L'Amarone est-il un vin doux ?

Non. L'Amarone est vinifié à sec, et le profil officiel le décrit comme plein, velouté et chaleureux. L'impression de douceur vient de la maturité des raisins, du glycérol et des 14% d'alcool minimum, pas du sucre. Le vin doux de la même vallée, c'est le Recioto della Valpolicella.

Quelle est la différence entre Amarone et Ripasso ?

L'Amarone naît entièrement de raisins séchés et vieillit au moins 24 mois. Le Ripasso est un Valpolicella refermenté au moins trois jours sur le marc d'Amarone ou de Recioto, où il absorbe 10-15% de son volume au contact des peaux. Le Ripasso emprunte le caractère de l'Amarone pour une fraction du prix.

Quels cépages entrent dans l'Amarone della Valpolicella ?

Corvina Veronese et/ou Corvinone représentent 45-95% de l'assemblage, avec Rondinella à 5-30%. D'autres cépages rouges autorisés dans la province de Vérone peuvent le compléter, dans la limite globale de 25%. C'est la même recette que pour le Valpolicella, le Ripasso et le Recioto.
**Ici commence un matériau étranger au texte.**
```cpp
__device__ __forceinline__ void row_to_b_slot(const GptRowMap& rm, int m, int& b, int& slot) {
  if (rm.q_per_b == 1) { b = rm.row_map ? rm.row_map[m] : m; slot = rm.len[b] - 1; }
  else { b = m / rm.q_per_b; slot = rm.slot0 + m - b * rm.q_per_b; if (rm.row_map) b = rm.row_map[b]; }
}
__device__ __forceinline__ bool row_absent(const int32_t* n_active, int m) { return n_active != nullptr && m >= *n_active; }

__device__ __forceinline__ void emit_row(float4 s, int t, float* __restrict__ x_row, uint16_t* __restrict__ xb_row,
// ... 245 lines not shown
template <> __device__ __forceinline__ size_t pko_off<x3p_t>(int m, int c) { return pk_off(m, c, HID / 32); }
template <typename OT> __device__ __forceinline__ void store_out(OT* p, float v);
template <> __device__ __forceinline__ void store_out<x3p_t>(x3p_t* p, float v) { p->v = f32_to_bf16(v); }
template <typename OT> __device__ __forceinline__ void store_pko(OT* out, int m, int c, float v, size_t);
template <> __device__ __forceinline__ void store_pko<x3p_t>(x3p_t* out, int m, int c, float v, size_t plane) {
  uint16_t* p = reinterpret_cast<uint16_t*>(out) + pk_off(m, c, HID / 32);
  uint16_t h, l;
  x3_split(v, h, l);
  p[0] = h;
  p[plane] = l;
}
template <> __device__ __forceinline__ void store_out<float>(float* p, float v) { *p = v; }
template <> __device__ __forceinline__ void store_out<bf16_t>(bf16_t* p, float v) { *p = f32_to_bf16(v); }
template <> __device__ __forceinline__ void store_pko<float>(float* out, int m, int c, float v, size_t) { out[pko_off<float>(m, c)] = v; }
template <> __device__ __forceinline__ void store_pko<bf16_t>(bf16_t* out, int m, int c, float v, size_t) { out[pko_off<bf16_t>(m, c)] = f32_to_bf16(v); }

#ifndef CTTS_ATT_DPP
#define CTTS_ATT_DPP 1
#endif
template <int CTRL>
__device__ __forceinline__ float dpp_f(float v) {
  return __int_as_float(__builtin_amdgcn_update_dpp(__float_as_int(v), __float_as_int(v), CTRL, 0xf, 0xf, false));
}
template <int LPK>
__device__ __forceinline__ float group_sum(float d) {
#if CTTS_ATT_DPP
  d += dpp_f<0xB1>(d);
  d += dpp_f<0x4E>(d);
  d += dpp_f<0x141>(d);
  if (LPK == 16) d += dpp_f<0x140>(d);
// ... 314 lines not shown
    const u128* wo = reinterpret_cast<const u128*>(rm.wo_h) + (size_t)h * 8 * HID + tid;
#pragma unroll
    for (int jc = 0; jc < 3; ++jc)
#pragma unroll
      for (int g8 = 0; g8 < 8; ++g8) wv[jc][g8] = load16(wo + (size_t)g8 * HID + 256 * jc);
    __builtin_amdgcn_sched_barrier(0);
  }
  lrun = groups_sum<LPK>(lrun, lane);
#pragma unroll
  for (int e = 0; e < DPL; ++e) acc[e] = groups_sum<LPK>(acc[e], lane);
  if (NW == 1) {
    if (kg == 0) {
      const float inv = 1.0f / lrun;
      OT* op = PKO ? out + pko_off<OT>(m, h * HDIM + dl * DPL) : out + (size_t)m * HID + h * HDIM + dl * DPL;
#pragma unroll
      for (int e = 0; e < DPL; ++e) store_out<OT>(op + e, acc[e] * inv);
    }
    return;
  }
  if (kg == 0) {
    if (dl == 0) { sm_m[wave] = mrun; sm_l[wave] = lrun; }
#pragma unroll
    for (int e = 0; e < DPL; ++e) sm_acc[wave][dl * DPL + e] = acc[e];
  }
  __syncthreads();
  if (tid < HDIM) {
    float M = -INFINITY;
#pragma unroll
    for (int w = 0; w < NW; ++w) M = fmaxf(M, sm_m[w]);
    float L = 0.f, o = 0.f;
#pragma unroll
// ... 516 lines not shown
      CTTS_LAUNCH_SMEM((attention_k<bf16_t, 16, bf16_t, true>), grid, dim3(1024), att_lds, st, qkv, (const bf16_t*)kcache, (const bf16_t*)vcache, cmax, (bf16_t*)out, rm);
    else if (att_nbuf == 3)
      CTTS_LAUNCH_SMEM((attention_k<bf16_t, 4, bf16_t, true, false, false, 3>), grid, dim3(256), att_lds, st, qkv, (const bf16_t*)kcache, (const bf16_t*)vcache, cmax, (bf16_t*)out, rm);
    else
      CTTS_LAUNCH_SMEM((attention_k<bf16_t, 4, bf16_t, true>), grid, dim3(256), att_lds, st, qkv, (const bf16_t*)kcache, (const bf16_t*)vcache, cmax, (bf16_t*)out, rm);
    return hipGetLastError();
  }
  if (out_bf16 == 3 && !decode) {
    if (kv_wt == WT_BF16) return hipErrorInvalidValue;
    CTTS_LAUNCH((attention_k<float, 1, float, true>), grid, dim3(64), st, qkv, (const float*)kcache, (const float*)vcache, cmax, (float*)out, rm);
    return hipGetLastError();
  }
  if (out_bf16 == 4) {
    if (!decode || kv_wt == WT_BF16 || rm.x3_plane == 0) return hipErrorInvalidValue;
    CTTS_LAUNCH_SMEM((attention_k<float, 4, x3p_t, true>), grid, dim3(256), att_lds, st, qkv, (const float*)kcache, (const float*)vcache, cmax, (x3p_t*)out, rm);
    return hipGetLastError();
  }
  if (out_bf16 == 3) {
    if (!decode || kv_wt == WT_BF16) return hipErrorInvalidValue;
    if (att_nbuf == 3)
      CTTS_LAUNCH_SMEM((attention_k<float, 4, float, true, false, false, 3>), grid, dim3(256), att_lds, st, qkv, (const float*)kcache, (const float*)vcache, cmax, (float*)out, rm);
    else
      CTTS_LAUNCH_SMEM((attention_k<float, 4, float, true>), grid, dim3(256), att_lds, st, qkv, (const float*)kcache, (const float*)vcache, cmax, (float*)out, rm);
    return hipGetLastError();
  }
  if (decode && nw8 && kv_wt == WT_BF16 && out_bf16) {
    CTTS_LAUNCH((attention_k<bf16_t, 8, bf16_t>), grid, dim3(512), st, qkv, (const bf16_t*)kcache, (const bf16_t*)vcache, cmax, (bf16_t*)out, rm);
    return hipGetLastError();
  }
#define ATT(KT, NW, OT) CTTS_LAUNCH((attention_k<KT, NW, OT>), grid, dim3(64 * NW), st, qkv, (const KT*)kcache, (const KT*)vcache, cmax, (OT*)out, rm)
// ... 839 lines not shown
```

### chattts_amd/csrc/kernels.hpp

```cpp
#pragma once
#include <hip/hip_runtime.h>
#include <hip/hip_ext.h>
#include <stdint.h>

#include "common.hpp"

extern thread_local hipEvent_t ctts_prof_start, ctts_prof_stop;
#define CTTS_LAUNCH(kern, grid, block, st, ...)                                                                   \
  do {                                                                                                            \
    if (ctts_prof_start) {                                                                                        \
      hipExtLaunchKernelGGL(kern, grid, block, 0, st, ctts_prof_start, ctts_prof_stop, 0, __VA_ARGS__);           \
      ctts_prof_start = nullptr; ctts_prof_stop = nullptr;                                                        \
    } else {                                                                                                      \
      hipLaunchKernelGGL(kern, grid, block, 0, st, __VA_ARGS__);                                                  \
    }                                                                                                             \
  } while (0)
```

Combien de temps l'Amarone vieillit-il avant sa sortie ?

Le minimum légal est de 24 mois à compter du 1er janvier suivant la récolte. La Riserva exige 48 mois à partir du 1er novembre de l'année de récolte. L'élevage sous bois est courant mais pas obligatoire, et le vin peut évoluer en bouteille bien au-delà de ces minima.

Pourquoi l'Amarone est-il si riche en alcool ?

À cause de l'appassimento. Le séchage concentre les sucres du raisin, et la fermentation menée à son terme les transforme presque entièrement en alcool. Le cahier des charges fixe le plancher à 14%, l'un des minima les plus élevés parmi les rouges secs italiens.